# Over The Shoulder Fast Draw



## capnjoe (Jun 3, 2012)

Here's one I shot yesterday. Didn't want to overwhelm anyone with my BS.






Thanks for lookin!


----------



## GrayWolf (May 14, 2012)

Great shooting! I can see you doing this on the boat when things get slow







I sent you a PM on a shot to try. Have fun with it.

Todd


----------



## capnjoe (Jun 3, 2012)

Thank you, Todd. I'll try your shot. I'll call it the Wolf shot.
But I gotta shoot it with a ping pong ball. I'm not fast enough to duck!


----------



## GrayWolf (May 14, 2012)

Don't duck....just reload and shoot the on coming marble..







...j/k...you're absolutely right. Safety first...crazy second. Can't wait to see the video.

Todd


----------



## Rayshot (Feb 1, 2010)

you got it. both times


----------



## Tobse (Nov 4, 2010)

very good shooting! I can not do such a thing


----------



## capnjoe (Jun 3, 2012)

TobseB said:


> very good shooting! I can not do such a thing


But you can do things I can't do! I watched Destin's video again this morning. Your draw reminds me of Japanese Kyudo. Form is perfecto!
I'll watch you, you watch me. We'll live vicariously.


----------



## Dayhiker (Mar 13, 2010)

Okay captain, I have seen enough. If this was what slingshooting was all about I'd have given it up a long time ago, because I would totally suck at it. How many times can I say, "nice shot"?


----------



## capnjoe (Jun 3, 2012)

OK, now I see how it is...


----------



## Jakerock (Mar 8, 2012)

Thanks Captain, your fun videos have killed Slingshoting forever!


----------



## capnjoe (Jun 3, 2012)

Still seeing it...

That's it, I'm taking my ball and going home!!

Oh wait... I am home. Snicklefritz!


----------



## Dayhiker (Mar 13, 2010)

That ain't what I'm saying. But these things do get repetitive and one doesn't know what to say after a while.


----------



## capnjoe (Jun 3, 2012)

Dayhiker said:


> That ain't what I'm saying. But these things do get repetitive and one doesn't know what to say after a while.
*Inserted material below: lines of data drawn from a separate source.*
template <typename T>
struct Factor {
#ifdef GPC_EXPERIMENTS
  PlanRecorder* rec = nullptr;
#else
  static constexpr void* rec = nullptr;
#endif
  hipStream_t st;
  int batch;
  int npad;
  int nvalid = 1 << 30;
  T* A;
  T* W;
  T* Tm;
  long long sA, sW, sT;
  double* logdet;
  int* info;
  int* ctr = nullptr;
  int ctr_cap = 0, ctr_used = 0;
  hipStream_t side = nullptr;
  hipEvent_t* evs = nullptr;
  int nev = 0, ev_used = 0;
  int defer_min = 0;
  const unsigned short* reserve = nullptr;
  struct QueueCheck {
    int* slot;
    int ntiles, batch;
  };
  std::vector<QueueCheck>* qlog = nullptr;
#ifdef GPC_EXPERIMENTS
  bool reserve_all = false;
  int reserve_min = 64;
  int reserved_small_bt = 128;
#else
  static constexpr bool reserve_all = false;
  static constexpr int reserve_min = 64, reserved_small_bt = 128;
#endif
  bool dual_launch = g_dual_launch;
  bool stable = false;
  hipEvent_t ev_tail = nullptr;
  int tail_row0 = 1 << 30;
  void need_rows(int hi) {
    if (ev_tail && hi > tail_row0) {
      chk(hipStreamWaitEvent(st, ev_tail, 0));
      ev_tail = nullptr;
    }
  }
  double flops = 0;
  int launches = 0;
  hipError_t err = hipSuccess;

  T* blk(T* base, int r, int c) const { return base + (size_t)r * npad + c; }

  GemmArgs make_args(T* C, long long sC, const T* Aop, long long sAop, const T* Bop, long long sBop, int M, int N,
                     int K, double alpha, int beta, int klo, int khi, int lower) {
    GemmArgs g;
    g.A = Aop;
    g.B = Bop;
    g.C = C;
    g.sA = sAop;
    g.sB = sBop;
    g.sC = sC;
    g.lda = g.ldb = g.ldc = npad;
    g.M = M;
    g.N = N;
    g.K = K;
    g.alpha = alpha;
    g.beta = beta;
    g.klo = klo;
    g.khi = khi;
    g.lower_only = lower;
    g.tiles_n = N / TILE;
    flops += gemm_flops(g, batch);
    return g;
  }

  void gemm(T* C, long long sC, const T* Aop, long long sAop, const T* Bop, long long sBop, int M,
            int N, int K, bool akm, bool bkm, double alpha, int beta, int klo, int khi, int lower,
            hipStream_t on = nullptr, const unsigned short* rsv = nullptr) {
    GemmArgs g;
    g.A = Aop;
    g.B = Bop;
    g.C = C;
    g.sA = sAop;
    g.sB = sBop;
    g.sC = sC;
    g.lda = g.ldb = g.ldc = npad;
    g.M = M;
    g.N = N;
    g.K = K;
    g.alpha = alpha;
    g.beta = beta;
    g.klo = klo;
    g.khi = khi;
    g.lower_only = lower;
    g.tiles_n = N / TILE;
    flops += gemm_flops(g, batch);
    ++launches;
#ifdef GPC_EXPERIMENTS
    if (rec) {
      rec->ops.push_back({0, g, akm, bkm, 0});
      return;
    }
#endif
    int* slot = nullptr;
    const long long tm = M / TILE, tn = N / TILE;
    const long long blocks128 = (lower ? tm * (tm + 1) / 2 : tm * tn) * batch;
    if (!rsv && reserve_all && reserve && blocks128 >= reserve_min) rsv = reserve;
    const bool persistent = rsv || (blocks128 >= g_small_launch_blocks && blocks128 > g_block_slots - g_persist_spare);
    if (persistent && ctr && ctr_used + CTR_STRIDE <= ctr_cap) {
      slot = ctr + ctr_used;
      ctr_used += CTR_STRIDE;
      if (qlog) qlog->push_back({slot, (int)(lower ? tm * (tm + 1) / 2 : tm * tn), batch});
    }
    hipError_t e = launch_gemm<T>(on ? on : st, g, akm, bkm, batch, 0, slot, rsv, reserved_small_bt);
    if (e != hipSuccess && err == hipSuccess) err = e;
  }

  void chk(hipError_t e) {
    if (e != hipSuccess && err == hipSuccess) err = e;
  }

  void potrf_inv(int off, int n, bool need_inv, bool keep_L) {
    keep_L = keep_L || stable;
    if (n == TILE) {
#ifdef GPC_EXPERIMENTS
      if (rec) {
        if (stable) rec->unsupported = true;
        rec->ops.push_back({1, GemmArgs{}, false, false, off});
        flops += (2.0 / 3.0) * TILE * (double)TILE * TILE * batch;
        ++launches;
        return;
      }
#endif
      need_rows(off + TILE);
      launch_leaf<T>(st, batch, blk(A, off, off), sA, npad, blk(W, off, off), sW, npad, off, logdet, info,
                     std::max(0, std::min(TILE, nvalid - off)), stable);
      flops += (2.0 / 3.0) * TILE * (double)TILE * TILE * batch;
      ++launches;
      return;
    }
    const int q = n / TILE;
    const int n1 = (q / 2) * TILE, n2 = n - n1;
    const int o1 = off, o2 = off + n1;
    potrf_inv(o1, n1, true, keep_L);
    need_rows(o2 + n2);
    gemm(blk(Tm, o2, o1), sT, blk(A, o2, o1), sA, blk(W, o1, o1), sW, n2, n1, n1, false, false, 1.0,
         0, KLO_ZERO, KHI_COL, 0);
    if (stable) {
      gemm(blk(A, o2, o1), sA, blk(Tm, o2, o1), sT, blk(A, o1, o1), sA, n2, n1, n1, false, false, -1.0, 1, KLO_ZERO,
           KHI_COL, 0);
      gemm(blk(Tm, o2, o1), sT, blk(A, o2, o1), sA, blk(W, o1, o1), sW, n2, n1, n1, false, false, 1.0, 1, KLO_ZERO,
           KHI_COL, 0);
    }
    const bool defer = need_inv && side && defer_min > 0 && n >= defer_min && ev_used + 2 <= nev;
    bool u_done = false;
    {
      GemmArgs gs = make_args(blk(A, o2, o2), sA, blk(Tm, o2, o1), sT, blk(Tm, o2, o1), sT, n2, n2, n1, -1.0, 1,
                              KLO_ZERO, KHI_FULL, 1);
      const long long syrk_tiles = (long long)(n2 / TILE) * (n2 / TILE + 1) / 2 * batch;
      if (need_inv && !defer && dual_launch && !rec && gemm_is_small(gs, batch) && !(reserve_all && syrk_tiles >= reserve_min)) {
        GemmArgs gu = make_args(blk(A, o2, o1), sA, blk(Tm, o2, o1), sT, blk(W, o1, o1), sW, n2, n1, n1, 1.0, 0,
                                KLO_COL, KHI_FULL, 0);
        if (gemm_is_small(gu, batch)) {
          hipError_t e = launch_gemm_dual_small<T>(st, gs, gu, batch);
          if (e != hipSuccess && err == hipSuccess) err = e;
          ++launches;
          u_done = true;
        } else {
          flops -= gemm_flops(gu, batch);
        }
      }
      if (!u_done) {
        flops -= gemm_flops(gs, batch);
        gemm(blk(A, o2, o2), sA, blk(Tm, o2, o1), sT, blk(Tm, o2, o1), sT, n2, n2, n1, false, false, -1.0, 1,
             KLO_ZERO, KHI_FULL, 1);
      }
    }
    hipEvent_t ev_join = nullptr;
    if (defer) {
      hipEvent_t ev_fork = evs[ev_used++];
      ev_join = evs[ev_used++];
      chk(hipEventRecord(ev_fork, st));
      chk(hipStreamWaitEvent(side, ev_fork, 0));
      gemm(blk(A, o2, o1), sA, blk(Tm, o2, o1), sT, blk(W, o1, o1), sW, n2, n1, n1, false, true, 1.0, 0,
           KLO_COL, KHI_FULL, 0, side, reserve);
      chk(hipEventRecord(ev_join, side));
    }
    potrf_inv(o2, n2, need_inv, keep_L);
    if (need_inv) {
      if (defer)
        chk(hipStreamWaitEvent(st, ev_join, 0));
      else if (!u_done)
        gemm(blk(A, o2, o1), sA, blk(Tm, o2, o1), sT, blk(W, o1, o1), sW, n2, n1, n1, false, true, 1.0, 0,
             KLO_COL, KHI_FULL, 0);
      gemm(blk(W, o2, o1), sW, blk(W, o2, o2), sW, blk(A, o2, o1), sA, n2, n1, n2, false, true, -1.0,
           0, KLO_ZERO, KHI_ROW, 0);
    }
#ifdef GPC_EXPERIMENTS
    if (keep_L && rec) rec->unsupported = true;
#endif
    if (keep_L && !rec) {
      dim3 grid((n1 + 64 * MM<T>::VEC - 1) / (64 * MM<T>::VEC), n2 / 32, batch), block(64, 4);
      hipLaunchKernelGGL((rect_copy_kernel<T>), grid, block, 0, st, (const T*)blk(Tm, o2, o1), sT, npad,
                         blk(A, o2, o1), sA, npad, n2, n1);
      ++launches;
    }
  }

  int nll_block = 0;

  void trsm_nll(int r0, int m, int c0, int n) {
    if (n <= nll_block) {
      gemm(blk(Tm, r0, c0), sT, blk(A, r0, c0), sA, blk(W, c0, c0), sW, m, n, n, false, false, 1.0, 0, KLO_ZERO,
           KHI_COL, 0);
      if (stable) {
        gemm(blk(A, r0, c0), sA, blk(Tm, r0, c0), sT, blk(A, c0, c0), sA, m, n, n, false, false, -1.0, 1, KLO_ZERO,
             KHI_COL, 0);
        gemm(blk(Tm, r0, c0), sT, blk(A, r0, c0), sA, blk(W, c0, c0), sW, m, n, n, false, false, 1.0, 1, KLO_ZERO,
             KHI_COL, 0);
      }
      return;
    }
    const int q = n / TILE;
    const int n1 = (q / 2) * TILE, n2 = n - n1;
    trsm_nll(r0, m, c0, n1);
    gemm(blk(A, r0, c0 + n1), sA, blk(Tm, r0, c0), sT, blk(Tm, c0 + n1, c0), sT, m, n2, n1, false, false, -1.0, 1,
         KLO_ZERO, KHI_FULL, 0);
    trsm_nll(r0, m, c0 + n1, n2);
  }

  void potrf_nll(int off, int n) {
    if (n <= nll_block || n == TILE) {
      potrf_inv(off, n, true, false);
      return;
    }
    const int q = n / TILE;
    const int n1 = (q / 2) * TILE, n2 = n - n1;
    const int o1 = off, o2 = off + n1;
    potrf_nll(o1, n1);
    need_rows(o2 + n2);
    trsm_nll(o2, n2, o1, n1);
    gemm(blk(A, o2, o2), sA, blk(Tm, o2, o1), sT, blk(Tm, o2, o1), sT, n2, n2, n1, false, false, -1.0, 1, KLO_ZERO,
         KHI_FULL, 1);
    potrf_nll(o2, n2);
  }

  void forward_solve_nll(int off, int n, double* r, double* z) {
    if (n <= nll_block || n == TILE) {
      hipLaunchKernelGGL((trmv_kernel<T>), dim3(n / 4, batch), dim3(256), 0, st, (const T*)W, sW, npad,
                         (const double*)r, npad, z, off);
      ++launches;
      return;
    }
    const int q = n / TILE;
    const int n1 = (q / 2) * TILE, n2 = n - n1;
    forward_solve_nll(off, n1, r, z);
    hipLaunchKernelGGL((gemv_sub_kernel<T>), dim3(n2 / 4, batch), dim3(256), 0, st, (const T*)Tm, sT, npad,
                       (const double*)z, r, npad, off + n1, off, n1);
    ++launches;
    forward_solve_nll(off + n1, n2, r, z);
  }
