@@ -48,28 +50,17 @@
   return 2;
 }
 
-__device__ const uint8_t ESC_CLS[256] = {
-    0x06, 0x06, 0x06, 0x06, 0x06, 0x06, 0x06, 0x06, 0x06, 0x02, 0x02, 0x06, 0x06, 0x02, 0x06, 0x06,
-    0x06, 0x06, 0x06, 0x06, 0x06, 0x06, 0x06, 0x06, 0x06, 0x06, 0x06, 0x06, 0x06, 0x06, 0x06, 0x06,
-    0x01, 0x01, 0x02, 0x01, 0x01, 0x01, 0x06, 0x01, 0x01, 0x01, 0x01, 0x01, 0x01, 0x01, 0x01, 0x01,
-    0x01, 0x01, 0x01, 0x01, 0x01, 0x01, 0x01, 0x01, 0x01, 0x01, 0x01, 0x01, 0x06, 0x01, 0x06, 0x01,
-    0x01, 0x01, 0x01, 0x01, 0x01, 0x01, 0x01, 0x01, 0x01, 0x01, 0x01, 0x01, 0x01, 0x01, 0x01, 0x01,
-    0x01, 0x01, 0x01, 0x01, 0x01, 0x01, 0x01, 0x01, 0x01, 0x01, 0x01, 0x01, 0x02, 0x01, 0x01, 0x01,
-    0x01, 0x01, 0x01, 0x01, 0x01, 0x01, 0x01, 0x01, 0x01, 0x01, 0x01, 0x01, 0x01, 0x01, 0x01, 0x01,
-    0x01, 0x01, 0x01, 0x01, 0x01, 0x01, 0x01, 0x01, 0x01, 0x01, 0x01, 0x01, 0x01, 0x01, 0x01, 0x01,
-    0xFF, 0x01, 0x01, 0x01, 0x01, 0x01, 0x01, 0x01, 0x01, 0x01, 0x01, 0x01, 0x01, 0x01, 0x01, 0x01,
-    0x01, 0x01, 0x01, 0x01, 0x01, 0x01, 0x01, 0x01, 0x01, 0x01, 0x01, 0x01, 0x01, 0x01, 0x01, 0x01,
-    0x01, 0x01, 0x01, 0x01, 0x01, 0x01, 0x01, 0x01, 0xFF, 0xFF, 0x01, 0x01, 0x01, 0x01, 0x01, 0x01,
-    0x01, 0x01, 0x01, 0x01, 0x01, 0x01, 0x01, 0x01, 0x01, 0x01, 0x01, 0x01, 0x01, 0x01, 0x01, 0x01,
-    0x01, 0x01, 0x01, 0x01, 0x01, 0x01, 0x01, 0x01, 0x01, 0x01, 0x01, 0x01, 0x01, 0x01, 0x01, 0x01,
-    0x01, 0x01, 0x01, 0x01, 0x01, 0x01, 0x01, 0x01, 0x01, 0x01, 0x01, 0x01, 0x01, 0x01, 0x01, 0x01,
-    0x01, 0x01, 0xFF, 0x01, 0x01, 0x01, 0x01, 0x01, 0x01, 0x01, 0x01, 0x01, 0x01, 0x01, 0x01, 0x01,
-    0x01, 0x01, 0x01, 0x01, 0x01, 0x01, 0x01, 0x01, 0x01, 0x01, 0x01, 0x01, 0x01, 0x01, 0x01, 0x01,
-};
+DEV int esc_class(uint8_t c) {
+  if (c < 0x20) return (c == '\t' || c == '\n' || c == '\r') ? 2 : 6;
+  if (c == '"' || c == '\\') return 2;
+  if (c == '<' || c == '>' || c == '&') return 6;
+  if (c == 0xE2 || c == 0x80 || c == 0xA8 || c == 0xA9) return 0xFF;
+  return 1;
+}
 
 DEV int escape_len_at(const uint8_t* s, int n, int p) {
   uint8_t c = s[p];
-  uint8_t v = ESC_CLS[c];
+  int v = esc_class(c);
   if (v != 0xFF) return v;
   if (c == 0xE2) {
     if (p + 2 < n && s[p + 1] == 0x80 &&
@@ -87,7 +78,9 @@
   return 1;
 }
 
-DEV const char* HEXD() { return "0123456789abcdef"; }
+DEV uint8_t hex_digit(unsigned d) {
+  return (uint8_t)(d < 10 ? '0' + d : 'a' + (d - 10));
+}
 
 DEV int escape_write_at(const uint8_t* s, int n, int p, uint8_t* out) {
   uint8_t c = s[p];
@@ -101,7 +94,7 @@
   }
   if (c < 0x20 || c == '<' || c == '>' || c == '&') {
     out[0] = '\\'; out[1] = 'u'; out[2] = '0'; out[3] = '0';
-    out[4] = HEXD()[c >> 4]; out[5] = HEXD()[c & 15];
+    out[4] = hex_digit(c >> 4); out[5] = hex_digit(c & 15);
     return 6;
   }
   if (c == 0xE2 && p + 2 < n && s[p + 1] == 0x80 &&
@@ -155,6 +148,33 @@
 }
 DEV int i64_dec_len(int64_t v) {
   return (v < 0) ? 1 + u64_dec_len((uint64_t)(-v)) : u64_dec_len((uint64_t)v);
+}
+DEV int u32_dec_len_lane(unsigned x) {
+  return 1 + (x >= 10u) + (x >= 100u) + (x >= 1000u) + (x >= 10000u) +
+         (x >= 100000u) + (x >= 1000000u) + (x >= 10000000u) +
+         (x >= 100000000u) + (x >= 1000000000u);
+}
+DEV int u64_dec_len_lane(uint64_t v) {
+  if (v <= 0xFFFFFFFFULL) return u32_dec_len_lane((unsigned)v);
+  uint64_t hi = v / 1000000000ULL;
+  if (hi <= 0xFFFFFFFFULL) return 9 + u32_dec_len_lane((unsigned)hi);
+  return 19 + (hi >= 10000000000ULL);
+}
+
+DEV unsigned pow10_u32(int k) {
+  unsigned p = (k & 1) ? 5u : 1u;
+  if (k & 2) p *= 25u;
+  if (k & 4) p *= 625u;
+  if (k & 8) p *= 390625u;
+  return p << k;
+}
+DEV uint64_t pow10_u64(int k) {
+  uint64_t p = (k & 1) ? 5ULL : 1ULL;
+  if (k & 2) p *= 25ULL;
+  if (k & 4) p *= 625ULL;
+  if (k & 8) p *= 390625ULL;
+  if (k & 16) p *= 152587890625ULL;
+  return p << k;
 }
 
 DEV void rfc3339_write(uint8_t* out, int cur, long long secs) {
@@ -203,8 +223,9 @@
       (e).raw((const unsigned char*)(s), (int)sizeof(s) - 1);  \
   } while (0)
 
-template <bool W>
+template <bool W, bool LANE_SERIAL = false>
 struct JsonEmit {
+  static_assert(!(W && LANE_SERIAL), "the lane-serial walk only measures");
   uint8_t* out;
   int cur;
   const uint8_t* lds;
@@ -214,11 +235,13 @@
       const uint8_t* s = lds + off;
       int lane = lane_id();
       int nw = n >> 2;
+      NO_VECTORIZE
       for (int k = lane; k < nw; k += WAVE) {
         unsigned w;
         __builtin_memcpy(&w, s + 4 * k, 4);
         nt_store_u32(out + cur + 4 * k, w);
       }
+      NO_VECTORIZE
       for (int j = (nw << 2) + lane; j < n; j += WAVE)
         nt_store_u8(out + cur + j, s[j]);
     }
@@ -254,11 +277,13 @@
     if (W) {
       int lane = lane_id();
       int nw = n >> 2;
+      NO_VECTORIZE
       for (int k = lane; k < nw; k += WAVE) {
         unsigned w;
         __builtin_memcpy(&w, s + 4 * k, 4);
         nt_store_u32(out + cur + 4 * k, w);
       }
+      NO_VECTORIZE
       for (int j = (nw << 2) + lane; j < n; j += WAVE)
         nt_store_u8(out + cur + j, s[j]);
     }
@@ -284,6 +309,35 @@
   }
 
   DEV void esc(const uint8_t* s, int n) {
+    if constexpr (LANE_SERIAL)
+      esc_lane(s, n);
+    else
+      esc_wave(s, n);
+  }
+
+  DEV void esc_lane(const uint8_t* s, int n) {
+    int p = 0;
+    unsigned c1 = 0, c2 = 0;
+    while (p < n) {
+      bool open = c1 == 0xE2u || (c2 == 0xE2u && c1 == 0x80u);
+      if (!open && p + 4 <= n) {
+        unsigned w;
+        __builtin_memcpy(&w, s + p, 4);
+        if (!swar_special(w)) {
+          cur += 4;
+          p += 4;
+          c1 = c2 = 0;
+          continue;
+        }
+      }
+      cur += escape_len_at(s, n, p);
+      c2 = c1;
+      c1 = s[p];
+      ++p;
+    }
+  }
+
+  DEV void esc_wave(const uint8_t* s, int n) {
     int lane = lane_id();
     int start = 0;
     while (start < n) {
@@ -331,22 +385,15 @@
   }
 
   DEV void u64(unsigned long long v) {
-    static const unsigned long long POW10[20] = {
-        1ULL, 10ULL, 100ULL, 1000ULL, 10000ULL, 100000ULL, 1000000ULL,
-        10000000ULL, 100000000ULL, 1000000000ULL, 10000000000ULL,
-        100000000000ULL, 1000000000000ULL, 10000000000000ULL,
-        100000000000000ULL, 1000000000000000ULL, 10000000000000000ULL,
-        100000000000000000ULL, 1000000000000000000ULL,
-        10000000000000000000ULL};
-    int n = u64_dec_len(v);
+    int n = LANE_SERIAL ? u64_dec_len_lane(v) : u64_dec_len(v);
     if (W) {
       int lane = lane_id();
       if (lane < n) {
         unsigned d;
         if (v <= 0xFFFFFFFFULL)
-          d = ((unsigned)v / (unsigned)POW10[lane]) % 10u;
+          d = ((unsigned)v / pow10_u32(lane)) % 10u;
         else
-          d = (unsigned)((v / POW10[lane]) % 10ULL);
+          d = (unsigned)((v / pow10_u64(lane)) % 10ULL);
         nt_store_u8(out + cur + n - 1 - lane, (uint8_t)('0' + d));
       }
     }
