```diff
diff --git a/include/idh_net.h b/include/idh_net.h
--- a/include/idh_net.h
+++ b/include/idh_net.h
@@ -61,6 +61,15 @@
                    const idh_tensor *feats, const idh_tensor *feature_outs, float *const *log_depth_outs, float *const *depth_outs,
                    float *workspace, size_t workspace_floats, void *stream);
 
+#define IDH_SCALES_ALL 0xF
+int idh_unetpp_sizes_ex(const idh_block_params *blocks, int n_blocks, const idh_conv_params *heads, int N, const idh_tensor *feats,
+                        const idh_tensor *feature_outs, uint32_t scales, idh_net_sizes *sizes);
+int idh_unetpp_pack_ex(const idh_block_params *blocks, int n_blocks, const idh_conv_params *heads, int N, const idh_tensor *feats,
+                       const idh_tensor *feature_outs, uint32_t scales, float *weight_blob, void *stream);
+int idh_unetpp_fwd_ex(const idh_block_params *blocks, int n_blocks, const idh_conv_params *heads, const float *weight_blob, size_t weight_floats,
+                      int N, const idh_tensor *feats, const idh_tensor *feature_outs, uint32_t scales, float *const *log_depth_outs,
+                      float *const *depth_outs, float *workspace, size_t workspace_floats, void *stream);
+
 typedef struct idh_bn_params {
     const float *weight, *bias, *running_mean, *running_var;
     float eps;
```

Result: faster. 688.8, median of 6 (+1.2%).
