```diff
@@ -353,10 +485,17 @@
     const DiceArgs da = dice_args(P, E.ws, logits, target);
     HIPCHK(launch_dice_bwd(P->dtype, da, grad_scale, E.ws + P->dlogits_off, P->dlogits_C, E.st));
   }
+  if (lanes) HIPCHK(hipEventRecord(P->ev_lane[BWD_EV_SETUP], st0));
   int rc;
   for (int oi = (int)P->ops.size() - 1; oi >= 0; --oi) {
     if (oi == E.stop_op) break;
     const Op& op = P->ops[oi];
+    if (lanes) {
+      const BwdStep& bs = P->bwd_sched[P->ops.size() - 1 - oi];
+      E.lane = bs.lane; E.st = lst[bs.lane];
+      for (int w : bs.waits)
+        HIPCHK(hipStreamWaitEvent(E.st, P->ev_lane[w == BWD_SETUP ? BWD_EV_SETUP : P->bwd_sched[P->ops.size() - 1 - w].signal], 0));
+    }
     switch (op.kind) {
       case OP_STEM_COL: break;
       case OP_CONV: {
@@ -657,6 +796,8 @@
         break;
       }
     }
+    if (lanes && P->bwd_sched[P->ops.size() - 1 - oi].signal >= 0)
+      HIPCHK(hipEventRecord(P->ev_lane[P->bwd_sched[P->ops.size() - 1 - oi].signal], E.st));
     if (S)
       for (int k = 0; k < S->n; ++k)
         if (S->last_op[k] == oi) { rc = fire(k); if (rc) return rc; }
@@ -664,9 +805,14 @@
   if (S)
     for (int k = 0; k < S->n; ++k)
       if (S->last_op[k] < 0) { rc = fire(k); if (rc) return rc; }
-  if (E.wst && E.wst != E.st) {
+  E.st = st0; E.lane = 0;
+  if (lanes) {
+    HIPCHK(hipEventRecord(P->ev_lane[BWD_EV_JOIN], lst[1]));
+    HIPCHK(hipStreamWaitEvent(st0, P->ev_lane[BWD_EV_JOIN], 0));
+  }
+  if (E.wst && E.wst != st0) {
     HIPCHK(hipEventRecord(P->ev_join, E.wst));
-    HIPCHK(hipStreamWaitEvent(E.st, P->ev_join, 0));
+    HIPCHK(hipStreamWaitEvent(st0, P->ev_join, 0));
   }
   return OCTSEG_OK;
 }
diff --git a/oct_segmentation_amd/csrc/plan_internal.h b/oct_segmentation_amd/csrc/plan_internal.h
--- a/oct_segmentation_amd/csrc/plan_internal.h
+++ b/oct_segmentation_amd/csrc/plan_internal.h
@@ -94,6 +94,7 @@
   hipStream_t st;
   int train;
   hipStream_t wst = nullptr;
+  int lane = 0;
   const float* seed = nullptr;
   bool data_only = false;
   int stop_op = -1;
@@ -151,6 +152,11 @@
   std::vector<int> last_op;
 };
 
+constexpr int BWD_BUF_DLOGITS = -2, BWD_BUF_DZ4 = -3, BWD_BUF_TMP = -4;
+constexpr int BWD_SETUP = -1;
+constexpr int BWD_EV_SETUP = 0, BWD_EV_JOIN = 1, BWD_EV_FIRST = 2;
+bool backward_schedule(const octseg_plan* P, bool lanes_wanted, int stop_op, std::vector<BwdStep>& out, int* nsignals = nullptr);
+
 int build_plan(octseg_plan* P);
 int pack_all_weights(Exec& E, bool fold);
 int run_forward(Exec& E, const float* image, float* logits, int normalize, const float* mean, const float* stdv);
```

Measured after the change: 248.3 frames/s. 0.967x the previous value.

I'm kidding, Bill. Honestly... Just joking around and being facetious. Sorry it didn't translate.
I know what you mean. I feel like I'm in Groundhog Day sometimes. Especially when it comes to genuine flattery. I don't mind saying I like it, but it's hard to be original when I do.
We're all just patting each other on the backs for the same thing over and over again. I'll consider it understood. But if you don't like something, you better shout it out. Can't have that...


----------



## Dayhiker (Mar 13, 2010)

That's the frustrating part, Joe. It isn't that I don't like it; no, quite the opposite. But think of it this way. Annie Oakley used to work in a traveling show. Right? What if she just stayed in her home town and did her show every night, with minor variations. How long do you think it would be before the folks stopped coming? It wouldn't be because they'd lost respect for her talent.

The Stones come around every 3 to 5 years and fill football stadiums. What if they did their act once a week?

I love you, man. I really enjoy your virtuoso posts. I guess I'm just saying don't burn yourself out, bud. That's all.


----------



## Jakerock (Mar 8, 2012)

With due respect DH, Joe is not the one burnt out on the videos.

>>>Sorry: I edited this one while DH was quoting below... The post originally said "Oh God."<<<


----------



## capnjoe (Jun 3, 2012)

I get it. I got it a month ago when the same was said about Darrell's videos. I was just trying to liven it up, make it active. Didn't know I was gonna be compared to a woman...

Y'all come visit me on ewetube when you get bored. I may be shooting with a real gun by then.


----------



## Dayhiker (Mar 13, 2010)

Jakerock said:


> I get it. I got it a month ago when the same was said about Darrell's videos. I was just trying to liven it up, make it active. Didn't know I was gonna be compared to a woman...
> 
> Y'all come visit me on ewetube when you get bored. I may be shooting with a real gun by then.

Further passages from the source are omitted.